Centrifugeuse à 300g pendant cinq minutes. Aspirer le milieu, et résusquer la pastille cellulaire dans le milieu de différenciation pour enlever n’importe quel milieu de cryopréservation. Plaquez les cellules sur des plats précoated dans le milieu de différenciation à une densité de 40.000 à 50.000 cellules par centimètre carré.
Maintenir les cellules à 37 degrés Celsius à 5% de CO2, en remplaçant le milieu de différenciation trois fois par semaine. Sur Laminin-521, les cellules souches pluripotentes humaines libres de haute qualité indifférenciées forment d’abord des colonies distinctes avec des bords tranchants, qui se fondent à des monocouches homogènes au confluent. La culture dans le milieu basal d’induction, complétée avec cinq blebbistatin micromolar pendant 24 heures produit typiquement une suspension des corps embryoïdes serrés et réguliers de différentes tailles, alors que la morphologie embryoïde de corps ne devrait pas changer de façon spectaculaire pendant l’induction ectodermale de surface dans la suspension, la excroissance coloniale est vue pour apparaître peu de temps après que les corps embryoïdes soient plaqués sur le type quatre de collagène et la matrice de combinaison laminin-521 dans le milieu de différenciation.
Dans les 21 à 25 jours suivant la différenciation, les cellules forment des couches homogènes confluentes, avec morphologie polygonale, typique des cellules épithéliales. Les cellules peuvent ensuite être cryo stockées pour une utilisation ultérieure, car la viabilité et la morphologie sont bien conservées après la décongélation. Au jour 24 de la différenciation, la grande majorité des cellules ont exprimé la protéine appariée de boîte, PAX6, le régulateur principal du développement d’oeil, aussi bien que l’alpha de p63, le marqueur largement reconnu de LESC.
Delta Np63 est coexprimé dans la plupart des cellules alpha positives p63, confirmant le phénotype cellulaire alpha positif alpha np63 le plus spécifique à la cornée. D’autres marqueurs sont exprimés en partie, tandis que d’autres sont indétectables à ce stade, indiquant que la différenciation a progressé vers les progéniteurs épithéliales limbaux unipotents, mais la différenciation terminale en cellules épithéliales cornéelles matures n’a pas encore eu lieu. En moyenne, chaque chargeur indifférencié exempt de cellules souches pluripotentes humaines génère 0,7 cellules au jour 25.
Au moins 65% delta Np63 alpha population de cellules positives peuvent être attendus au jour 24. La cryopréservation purifie davantage la population cellulaire. Dans l’ensemble, les méthodes présentées ici sont relativement simples, mais il y a quelques points critiques à réussir.
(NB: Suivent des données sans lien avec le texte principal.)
template <typename TA, typename T, int EPI, int NT, int CL>
__global__ void __launch_bounds__(GEMM_THREADS, 1)
    gemm_wgmma_kernel(const __grid_constant__ CUtensorMap tmap_a,
                      const __grid_constant__ CUtensorMap tmap_b,
                      const __grid_constant__ CUtensorMap tmap_out, int M, int N, int K,
                      EpiParams p) {
  constexpr int B_STAGE_BYTES = GemmCfg<NT>::kBStageBytes;
  constexpr int BKE = BK * 2 / static_cast<int>(sizeof(TA));
  extern __shared__ uint8_t smem_raw[];
  uint8_t* smem = smem_raw + ((1024u - (smem_u32(smem_raw) & 1023u)) & 1023u);
  uint8_t* smem_a = smem;
  uint8_t* smem_b = smem + STAGES * A_STAGE_BYTES;
  uint8_t* epi_region = smem + STAGES * (A_STAGE_BYTES + B_STAGE_BYTES);
  float* epi_stage = reinterpret_cast<float*>(epi_region);
  uint64_t* bars = reinterpret_cast<uint64_t*>(epi_region + EPI_BOXES_BYTES);
  uint64_t* full_bar = bars;
  uint64_t* empty_bar = bars + STAGES;

  const int warp = threadIdx.x >> 5;
  const int lane = threadIdx.x & 31;
  const int wg = threadIdx.x >> 7;
  const uint32_t rank = CL == 2 ? cluster_ctarank() : 0u;

  const int m_blocks = (M + BM - 1) / BM;
  const int n_blocks = (N + NT - 1) / NT;
  const int k_blocks = (K + BKE - 1) / BKE;
  const int num_tiles = ((m_blocks + CL - 1) / CL) * n_blocks;
  const int first = static_cast<int>(blockIdx.x) / CL, step = static_cast<int>(gridDim.x) / CL;

  if (warp == 0 && lane == 0) {
    tma_prefetch_desc(&tmap_a);
    tma_prefetch_desc(&tmap_b);
    for (int s = 0; s < STAGES; ++s) {
      mbar_init(&full_bar[s], 1);
      mbar_init(&empty_bar[s], CL * EPI_WARPS);
    }
    fence_barrier_init();
  }
  if constexpr (CL == 2) cluster_sync_all(); else __syncthreads();

  if (wg == 0) {
    setmaxnreg_dec<PRODUCER_REGS>();
    if (warp == 0 && elect_one()) {
      int stage = 0;
      uint32_t phase = 0;
      for (int tile = first; tile < num_tiles; tile += step) {
        const int m_blk = (tile / n_blocks) * CL + static_cast<int>(rank);
        const int n_blk = tile % n_blocks;
        for (int kb = 0; kb < k_blocks; ++kb) {
          mbar_wait(&empty_bar[stage], phase ^ 1);
          mbar_expect_tx(&full_bar[stage], A_STAGE_BYTES + B_STAGE_BYTES);
          tma_load_2d(&tmap_a, &full_bar[stage], smem_a + stage * A_STAGE_BYTES, kb * BKE,
                      m_blk * BM, kEvictNormal);
          if constexpr (CL == 2) {
            tma_load_2d_mc(&tmap_b, &full_bar[stage], smem_b + stage * B_STAGE_BYTES + rank * (B_STAGE_BYTES / 2),
                           kb * BKE, n_blk * NT + static_cast<int>(rank) * (NT / 2), 0x3, kEvictLast);
          } else {
            tma_load_2d(&tmap_b, &full_bar[stage], smem_b + stage * B_STAGE_BYTES, kb * BKE,
                        n_blk * NT, kEvictLast);
          }
          if (++stage == STAGES) {
            stage = 0;
            phase ^= 1;
          }
        }
      }
    }
    __syncwarp();
  } else {
    setmaxnreg_inc<CONSUMER_REGS>();
    const int cw = wg - 1;
    const int wrow = cw * 64 + (warp & 3) * 16;
    float* stg = epi_stage + (warp - 4) * 512;
    TmaOut tout{epi_out16(EPI) && p.tma_out, &tmap_out, epi_region + cw * 2 * EPI_BOX_BYTES, 1 + cw,
                (threadIdx.x & 127) == 0, 0};
    int stage = 0;
    uint32_t phase = 0;
    for (int tile = first; tile < num_tiles; tile += step) {
      const int m_blk = (tile / n_blocks) * CL + static_cast<int>(rank);
      const int n_blk = tile % n_blocks;
      const int t = threadIdx.x & 127;
      prefetch_resid_tile<EPI, NT>(p, m_blk * BM + cw * 64 + (t >> 1), M, n_blk * NT, N, t & 1);
      float acc[NT / 2];
      wg_mainloop<TA, NT, CL>(acc, smem_a, A_STAGE_BYTES, cw * 64 * 128, smem_b, B_STAGE_BYTES, full_bar,
                              empty_bar, STAGES, k_blocks, stage, phase, lane, rank ^ 1u);
      if constexpr (sizeof(TA) == 1)
        dequant_frag<NT>(acc, p.a_scale, p.w_scale, m_blk * BM + wrow, M, n_blk * NT, N, lane);
      drain_tile<T, EPI, NT>(acc, stg, m_blk * BM, wrow, M, n_blk * NT, N, p, lane, TileGeom{0, 0, 0, 0, 0}, &tout);
    }
    if (tout.on && tout.leader) bulk_wait_all();
  }
  if constexpr (CL == 2) cluster_sync_all();
}

int g_resid_tma = 1;

template <typename TA, typename T, int EPI, int NT, int CL>
static int launch_gemm(const dwm_linear_args* a, cudaStream_t stream) {
  constexpr int eb = static_cast<int>(sizeof(TA));
  CUtensorMap ta, tb;
  int rc = make_tmap_2d(&ta, a->A, a->M, a->K, a->lda, BM, BK * 2 / eb, eb);
  if (rc) return rc;
  rc = make_tmap_2d(&tb, a->W, a->N, a->K, a->ldw, NT / CL, BK * 2 / eb, eb);
  if (rc) return rc;

  EpiParams p;
  fill_epi_params(p, a);
  p.resid_prefetch = g_resid_tma;
  CUtensorMap to = {};
  if (epi_out16(EPI) && a->n_peer_out == 0) {
    const long long rpi = a->rows_per_item > 0 ? a->rows_per_item : a->M;
    const long long items = a->M / rpi;
    const long long item_ld = (a->rows_per_item > 0 ? a->out_item_stride : a->M) * a->ldo;
    const long long n_out = (EPI == DWM_EPI_GEGLU || EPI == DWM_EPI_GEGLU_TANH) ? a->N / 2 : a->N;
    if (items > 0) {
      rc = make_tmap_3d(&to, reinterpret_cast<const T*>(a->out) + a->out_row_offset * a->ldo, items, rpi, n_out,
                        a->ldo, item_ld, 64, 64, 2);
      if (rc) return rc;
    }
    p.tma_out = 1;
    p.out_rpi = static_cast<int>(rpi);
    p.out_items = static_cast<int>(items);
  }

  constexpr int smem_bytes = GemmCfg<NT>::kSmemBytes;
  auto kern = gemm_wgmma_kernel<TA, T, EPI, NT, CL>;
  static bool attr_set = false;
  if (!attr_set) {
    DWM_CHECK_CUDA(cudaFuncSetAttribute(kern, cudaFuncAttributeMaxDynamicSharedMemorySize, smem_bytes));
    attr_set = true;
  }
  const long long m_blocks = (a->M + BM - 1) / BM;
  const long long n_blocks = (a->N + NT - 1) / NT;
  const long long tiles = ((m_blocks + CL - 1) / CL) * n_blocks;
  const long long slots = sm_count() / CL;
  const int grid = CL * static_cast<int>(tiles < slots ? tiles : slots);
  const int Mi = static_cast<int>(a->M), Ni = static_cast<int>(a->N), Ki = static_cast<int>(a->K);
  if constexpr (CL == 1) {
    kern<<<grid, GEMM_THREADS, smem_bytes, stream>>>(ta, tb, to, Mi, Ni, Ki, p);
  } else {
    DWM_CHECK_CUDA(launch_cluster2(kern, grid, GEMM_THREADS, smem_bytes, stream,
                                   ta, tb, to, Mi, Ni, Ki, p));
  }
  DWM_CHECK_CUDA(cudaGetLastError());
  return 0;
}

int g_gemm_bn = 0;
int g_gemm_2cta = -1;

static int pick_tile_n(const dwm_linear_args* a, int cl) {
  if (a->epilogue == DWM_EPI_GEGLU || a->epilogue == DWM_EPI_GEGLU_TANH) return 256;
  if (g_gemm_bn == 128 || g_gemm_bn == 256) return g_gemm_bn;
  const long long slots = sm_count() / cl;
  const long long m_groups = ((a->M + BM - 1) / BM + cl - 1) / cl;
  const long long t256 = m_groups * ((a->N + 255) / 256), t128 = m_groups * ((a->N + 127) / 128);
  const long long waves256 = (t256 + slots - 1) / slots, waves128 = (t128 + slots - 1) / slots;
  return waves128 * 128 * 10 < waves256 * 256 * 9 ? 128 : 256;
}

template <typename TA, typename T, int EPI, int CL>
static int launch_pick_n(const dwm_linear_args* a, cudaStream_t s) {
  if (pick_tile_n(a, CL) == 128) return launch_gemm<TA, T, EPI, 128, CL>(a, s);
  return launch_gemm<TA, T, EPI, 256, CL>(a, s);
}

template <typename TA, typename T, int CL, typename TF = T>
static int dispatch_epi(const dwm_linear_args* a, cudaStream_t s) {
  if constexpr (sizeof(TA) == 2) {
    if (a->epilogue == DWM_EPI_STORE && a->act == DWM_ACT_QUICK_GELU)
      return launch_pick_n<TA, T, EPI_STORE_QUICK_GELU, CL>(a, s);
    if (a->epilogue == DWM_EPI_GEGLU_TANH) return launch_gemm<TA, T, DWM_EPI_GEGLU_TANH, 256, CL>(a, s);
  }
  switch (a->epilogue) {
    case DWM_EPI_STORE: return launch_pick_n<TA, T, DWM_EPI_STORE, CL>(a, s);
    case DWM_EPI_GEGLU: return launch_gemm<TA, T, DWM_EPI_GEGLU, 256, CL>(a, s);
    case DWM_EPI_QKNORM: return launch_pick_n<TA, T, DWM_EPI_QKNORM, CL>(a, s);
    case DWM_EPI_RESID: return launch_pick_n<TA, TF, DWM_EPI_RESID, CL>(a, s);
    case DWM_EPI_F32: return launch_pick_n<TA, TF, DWM_EPI_F32, CL>(a, s);
    default: set_last_error("dwm_b200_linear: unknown epilogue %d", a->epilogue); return -1;
  }
}

template <int CL>
static int dispatch_e4m3(const dwm_linear_args* a, cudaStream_t s) {
  if (a->out_dtype == DWM_BF16) return dispatch_epi<__nv_fp8_e4m3, __nv_bfloat16, CL>(a, s);
  return dispatch_epi<__nv_fp8_e4m3, __half, CL, __nv_bfloat16>(a, s);
}

}

namespace dwm { int g_attn_tc = -1; extern int g_ln_staged; extern int g_conv_2cta; extern int g_conv_halo; }

extern "C" int dwm_b200_set_option(const char* name, int value) {
  using namespace dwm;
  DWM_REQUIRE(name != nullptr, "dwm_b200_set_option: null name");
  if (strcmp(name, "attn_tc") == 0) { g_attn_tc = value; return 0; }
  if (strcmp(name, "ln_staged") == 0) { g_ln_staged = value; return 0; }
  if (strcmp(name, "gemm_bn") == 0) { g_gemm_bn = value; return 0; }
  if (strcmp(name, "gemm_2cta") == 0) { g_gemm_2cta = value; return 0; }
  if (strcmp(name, "resid_tma") == 0) { g_resid_tma = value; return 0; }
  if (strcmp(name, "conv_2cta") == 0) { g_conv_2cta = value; return 0; }
  if (strcmp(name, "conv_halo") == 0) { g_conv_halo = value; return 0; }
  set_last_error("dwm_b200_set_option: unknown option %s", name);
  return -1;
}
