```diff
@@ -18,15 +21,24 @@
         y, mean, invstd = _core.fused_bn_relu_forward(
             x, residual, weight, bias, running_mean, running_var, momentum,
             eps)
-        ctx.save_for_backward(x, y, mean, invstd, weight)
         ctx.has_residual = residual is not None
+        ctx.from_x = _LEAN and residual is None
+        if ctx.from_x:
+            ctx.save_for_backward(x, mean, invstd, weight, bias)
+        else:
+            ctx.save_for_backward(x, y, mean, invstd, weight)
         return y
 
     @staticmethod
     def backward(ctx, dy):
-        x, y, mean, invstd, weight = ctx.saved_tensors
-        outs = _core.fused_bn_relu_backward(x, y, dy, mean, invstd, weight,
-                                            ctx.has_residual)
+        if ctx.from_x:
+            x, mean, invstd, weight, bias = ctx.saved_tensors
+            outs = _core.fused_bn_relu_backward(x, None, dy, mean, invstd,
+                                                weight, False, bias)
+        else:
+            x, y, mean, invstd, weight = ctx.saved_tensors
+            outs = _core.fused_bn_relu_backward(x, y, dy, mean, invstd,
+                                                weight, ctx.has_residual)
         dx, dgamma, dbeta = outs[0], outs[1], outs[2]
         dres = outs[3] if ctx.has_residual else None
         return dx, dres, dgamma, dbeta, None, None, None, None
```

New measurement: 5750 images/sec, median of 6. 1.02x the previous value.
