using namespace occ4;
using namespace fold;

constexpr int XW = 544;

template <int PERM>
__device__ __forceinline__ constexpr int pr(int k)
{
    return PERM ? BR16(k) : k;
}

template <int MODE, int PERM, bool TAILBAR = false>
__device__ __forceinline__ void exchange_cross(double2 (&v)[16], double2 *xbuf, const int wave, const int t_, const int wcol = -1)
{
// ... 60 lines not shown
    const int rbase = 272 * hl + 17 * lo;
#pragma unroll
    for (int k = 0; k < 16; k++)
        lds_st2(xw + 17 * k + wbase, v[pr<PERM>(k)]);
    fence();
    asm volatile("" ::: "memory");
    fence();
#pragma unroll
    for (int e = 0; e < 16; e++)
        v[e] = lds_ld2(xw + rbase + e);
}

#if defined(__HIP_DEVICE_COMPILE__)
typedef __attribute__((address_space(3))) char *lds_ptr;
#define MUSE_LDS_ADDR(p) ((unsigned)(unsigned long long)(lds_ptr)(p))
#else
#define MUSE_LDS_ADDR(p) 0u
#endif
template <int PERM>
__device__ __forceinline__ void exchange_local(double2 (&v)[16], double2 *xw, const int t_)
{
    const int t = t_;
    const int hl = (t >> 4) & 3, lo = t & 15;
    const int wbase = 17 * hl + lo;
    const int rbase = 68 * (lo & 7) + 17 * hl;
#pragma unroll
    for (int k = 0; k < 8; k++)
        lds_st2(xw + 68 * k + wbase, v[pr<PERM>(k)]);
    const unsigned waddr = MUSE_LDS_ADDR(xw + wbase), raddr = MUSE_LDS_ADDR(xw + rbase);
    const unsigned long long first = __ballot(lo < 8);
    d2v w[16], d[8];
#pragma unroll
    for (int k = 0; k < 8; k++) {
        d[k].x = v[pr<PERM>(8 + k)].x;
        d[k].y = v[pr<PERM>(8 + k)].y;
    }
    unsigned long long sv;
    asm volatile("s_mov_b64 %[sv], exec\n\t"
                 "s_and_b64 exec, %[sv], %[m]\n\t"
                 "ds_read_b128 %[w0], %[ra]\n\t"
                 "ds_read_b128 %[w1], %[ra] offset:16\n\t"
                 "ds_read_b128 %[w2], %[ra] offset:32\n\t"
                 "ds_read_b128 %[w3], %[ra] offset:48\n\t"
                 "ds_read_b128 %[w4], %[ra] offset:64\n\t"
                 "ds_read_b128 %[w5], %[ra] offset:80\n\t"
                 "ds_read_b128 %[w6], %[ra] offset:96\n\t"
                 "ds_read_b128 %[w7], %[ra] offset:112\n\t"
                 "ds_read_b128 %[w8], %[ra] offset:128\n\t"
                 "ds_read_b128 %[w9], %[ra] offset:144\n\t"
                 "ds_read_b128 %[w10], %[ra] offset:160\n\t"
                 "ds_read_b128 %[w11], %[ra] offset:176\n\t"
                 "ds_read_b128 %[w12], %[ra] offset:192\n\t"
                 "ds_read_b128 %[w13], %[ra] offset:208\n\t"
                 "ds_read_b128 %[w14], %[ra] offset:224\n\t"
                 "ds_read_b128 %[w15], %[ra] offset:240\n\t"
                 "s_mov_b64 exec, %[sv]\n\t"
                 "ds_write_b128 %[wa], %[d0]\n\t"
                 "ds_write_b128 %[wa], %[d1] offset:1088\n\t"
                 "ds_write_b128 %[wa], %[d2] offset:2176\n\t"
                 "ds_write_b128 %[wa], %[d3] offset:3264\n\t"
                 "ds_write_b128 %[wa], %[d4] offset:4352\n\t"
                 "ds_write_b128 %[wa], %[d5] offset:5440\n\t"
                 "ds_write_b128 %[wa], %[d6] offset:6528\n\t"
                 "ds_write_b128 %[wa], %[d7] offset:7616\n\t"
                 "s_andn2_b64 exec, %[sv], %[m]\n\t"
                 "ds_read_b128 %[w0], %[ra]\n\t"
                 "ds_read_b128 %[w1], %[ra] offset:16\n\t"
                 "ds_read_b128 %[w2], %[ra] offset:32\n\t"
                 "ds_read_b128 %[w3], %[ra] offset:48\n\t"
                 "ds_read_b128 %[w4], %[ra] offset:64\n\t"
                 "ds_read_b128 %[w5], %[ra] offset:80\n\t"
                 "ds_read_b128 %[w6], %[ra] offset:96\n\t"
                 "ds_read_b128 %[w7], %[ra] offset:112\n\t"
                 "ds_read_b128 %[w8], %[ra] offset:128\n\t"
                 "ds_read_b128 %[w9], %[ra] offset:144\n\t"
                 "ds_read_b128 %[w10], %[ra] offset:160\n\t"
                 "ds_read_b128 %[w11], %[ra] offset:176\n\t"
                 "ds_read_b128 %[w12], %[ra] offset:192\n\t"
                 "ds_read_b128 %[w13], %[ra] offset:208\n\t"
                 "ds_read_b128 %[w14], %[ra] offset:224\n\t"
                 "ds_read_b128 %[w15], %[ra] offset:240\n\t"
                 "s_mov_b64 exec, %[sv]\n\t"
                 "s_waitcnt lgkmcnt(0)"
                 : [w0] "=&v"(w[0]), [w1] "=&v"(w[1]), [w2] "=&v"(w[2]), [w3] "=&v"(w[3]), [w4] "=&v"(w[4]),
                   [w5] "=&v"(w[5]), [w6] "=&v"(w[6]), [w7] "=&v"(w[7]), [w8] "=&v"(w[8]), [w9] "=&v"(w[9]),
                   [w10] "=&v"(w[10]), [w11] "=&v"(w[11]), [w12] "=&v"(w[12]), [w13] "=&v"(w[13]),
                   [w14] "=&v"(w[14]), [w15] "=&v"(w[15]), [sv] "=&s"(sv)
                 : [ra] "v"(raddr), [wa] "v"(waddr), [m] "s"(first), [d0] "v"(d[0]), [d1] "v"(d[1]), [d2] "v"(d[2]),
                   [d3] "v"(d[3]), [d4] "v"(d[4]), [d5] "v"(d[5]), [d6] "v"(d[6]), [d7] "v"(d[7])
                 : "memory", "scc");
#pragma unroll
    for (int e = 0; e < 16; e++)
        v[e] = make_double2(w[e].x, w[e].y);
}

struct G2Fetch {
    const double2 *p;
    int j;
    __device__ __forceinline__ double2 operator()(int s) const { return p[16 * s + j]; }
};
struct G3Fetch {
    const double2 *p;
    int t;
    __device__ __forceinline__ double2 operator()(int s) const
    {
        return ldg2(scalar_ptr_at(p, ((s + 1) & ~1) * 256), t - 256 * (s & 1));
    }
};

struct G3Derived {
    double2 g[8];
    __device__ __forceinline__ static double2 sq(const double2 w) { return make_double2(fma_(w.x, w.x, -(w.y * w.y)), (w.x + w.x) * w.y); }
    __device__ __forceinline__ static double2 mulc(const double2 w, const double c, const double s)
    {
        return make_double2(fma_(w.y, s, w.x * c), fma_(-w.x, s, w.y * c));
    }
    __device__ __forceinline__ G3Derived(const double2 *tab, int t)
    {
        constexpr double H = 0.70710678118654752440;
        const double2 w8 = G3Fetch{tab, t}(2), w16 = G3Fetch{tab, t}(4);
        g[2] = w8;
        g[4] = w16;
        g[1] = sq(w8);
        g[0] = sq(g[1]);
        g[3] = make_double2(H * (w8.x + w8.y), H * (w8.y - w8.x));
        g[5] = mulc(w16, C16_1, S16_1);
        g[6] = make_double2(H * (w16.x + w16.y), H * (w16.y - w16.x));
        g[7] = mulc(w16, S16_1, C16_1);
    }
    __device__ __forceinline__ double2 operator()(int s) const { return g[s]; }
};

template <typename F>
__device__ __forceinline__ void gdft16_nr_l2(double2 (&v)[16], F fetch)
{
    double2 ga[4], gb[4];
#pragma unroll
    for (int s = 0; s < 4; s++)
        ga[s] = fetch(s);
    gdft16_nr_s12(v, ga[0], ga[1]);
    fence();
#pragma unroll
    for (int s = 0; s < 4; s++)
        gb[s] = fetch(4 + s);
    fence();
    gdft16_nr_s3(v, ga[2], ga[3]);
    fence();
    fence();
    gdft16_nr_s4(v, gb[0], gb[1], gb[2], gb[3]);
}

constexpr int REC = 36;
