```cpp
static void adaptive_redo_ties(amd_ivf_t* h, const float* d_x, size_t start, size_t n, size_t query_topk, float multipler, float std_m,
                               const float* require_acc, const float* gt_D, int profile, int coarse_mode, uint64_t* my_nprobe,
                               float* t_recalls, float* D, int64_t* I, const IntRange& qr) {
    const size_t K = ix(h)->tuner_max_topk, nlist = h->nlist;
    const std::vector<uint64_t> np0(my_nprobe + start, my_nprobe + start + n);
    const std::vector<float> tr0(t_recalls + start, t_recalls + start + n);
    const size_t nreal = std::min(coarse_read_bound(nlist, multipler, np0.data(), n), nlist);
    TieRegime regime(h);
    h->ties_override = 0;
    h->want_first_tie = true;
    h->first_tie_nreal = nreal;
// ... 2458 lines not shown
```

auncel_amd/csrc/ivf_kernels.h:

```cpp
#pragma once
#include <hip/hip_runtime.h>
#include <stddef.h>
#include <stdint.h>
#include <stdio.h>
#include <stdlib.h>
#include <string.h>

#include <stdexcept>
#include <string>

#include "selector_args.h"

namespace amdivf {

inline void check_launch(const char* what) {
    const hipError_t e = hipGetLastError();
    if (e != hipSuccess) throw std::runtime_error(std::string("kernel launch failed: ") + what + ": " + hipGetErrorString(e));
    static const bool sync_each = getenv("AUNCEL_AMD_SYNC_LAUNCH") != nullptr;
    if (sync_each) {
        fprintf(stderr, "[launch] %.100s\n", what);
        const hipError_t s = hipDeviceSynchronize();
        if (s != hipSuccess) throw std::runtime_error(std::string("kernel failed: ") + what + ": " + hipGetErrorString(s));
    }
}
#define LAUNCH(...)                     \
    do {                                \
        (void)hipGetLastError();        \
        hipLaunchKernelGGL(__VA_ARGS__); \
        ::amdivf::check_launch(#__VA_ARGS__); \
    } while (0)

constexpr int METRIC_IP = 0;
constexpr int METRIC_L2 = 1;

constexpr int SCAN_RQ = 8;
constexpr int SCAN_RV = 2;
#ifndef AUNCEL_SCAN_DC
#define AUNCEL_SCAN_DC 16
#endif
constexpr int SCAN_DC = AUNCEL_SCAN_DC;
constexpr int SCAN_WAVE_VECS = 64 * SCAN_RV;

constexpr int SCAN_VB_BITS = 40;
constexpr uint64_t SCAN_VB_MASK = (1ull << SCAN_VB_BITS) - 1;
inline __host__ __device__ uint64_t scan_vec_base(uint64_t first_vector, uint64_t first_block32_of_list, uint32_t pos_in_list) {
    return first_vector | (((first_block32_of_list >> 1) + pos_in_list / 64u) << SCAN_VB_BITS);
}

struct ScanItem {
    uint64_t vec_base;
    uint32_t nvec;
    uint32_t vec_off;
    uint32_t pair_begin;
    uint32_t npair;
    uint32_t qg;
    uint32_t qgroup;
};

struct ScanArgs {
    const float* codes;
    const float* queries;
    const ScanItem* items;
    const uint32_t* pair_query;
    const uint64_t* pair_out;
    float* dist;
    const float* qtile;
    int d;
    int metric;
    int fused;
    const float* thr;
    unsigned long long* mask;
    int xcd_chunks;
    uint32_t nitems;
    const uint32_t* dev_counts;
    uint32_t hint_qg[4];
    int hint_valid;
    const float* lanes;
};

void launch_scan(const ScanArgs& a, const size_t n_qg[4], hipStream_t s, hipStream_t s2 = nullptr, hipStream_t s1 = nullptr,
                 hipStream_t s4 = nullptr);
void launch_lanes_from_f32(const float* codes, const uint64_t* list_off, const uint64_t* block_off, uint32_t nlist, uint64_t nblocks64, int dpad,
                           float* out, hipStream_t s);
constexpr int CNT_ACTIVE = 0, CNT_SEGMENTS = 1, CNT_PAIRS = 2, CNT_GROUPS = 3, CNT_QG1 = 4, CNT_QG2 = 5, CNT_QG4 = 8, CNT_QG8 = 9;
unsigned resident_grid(unsigned workgroups_per_cu);
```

La haute qualité du matériau de départ est essentielle, ainsi que les techniques douces et fluides de culture cellulaire en général. Ce protocole fournit des moyens robustes de produire des cellules souches épithéliales limbales pour des applications cliniques, ainsi qu’à diverses fins de recherche. En outre, la méthode peut être facilement modifiée pour la différenciation des cellules épithéliales pigmentaires rétiniennes.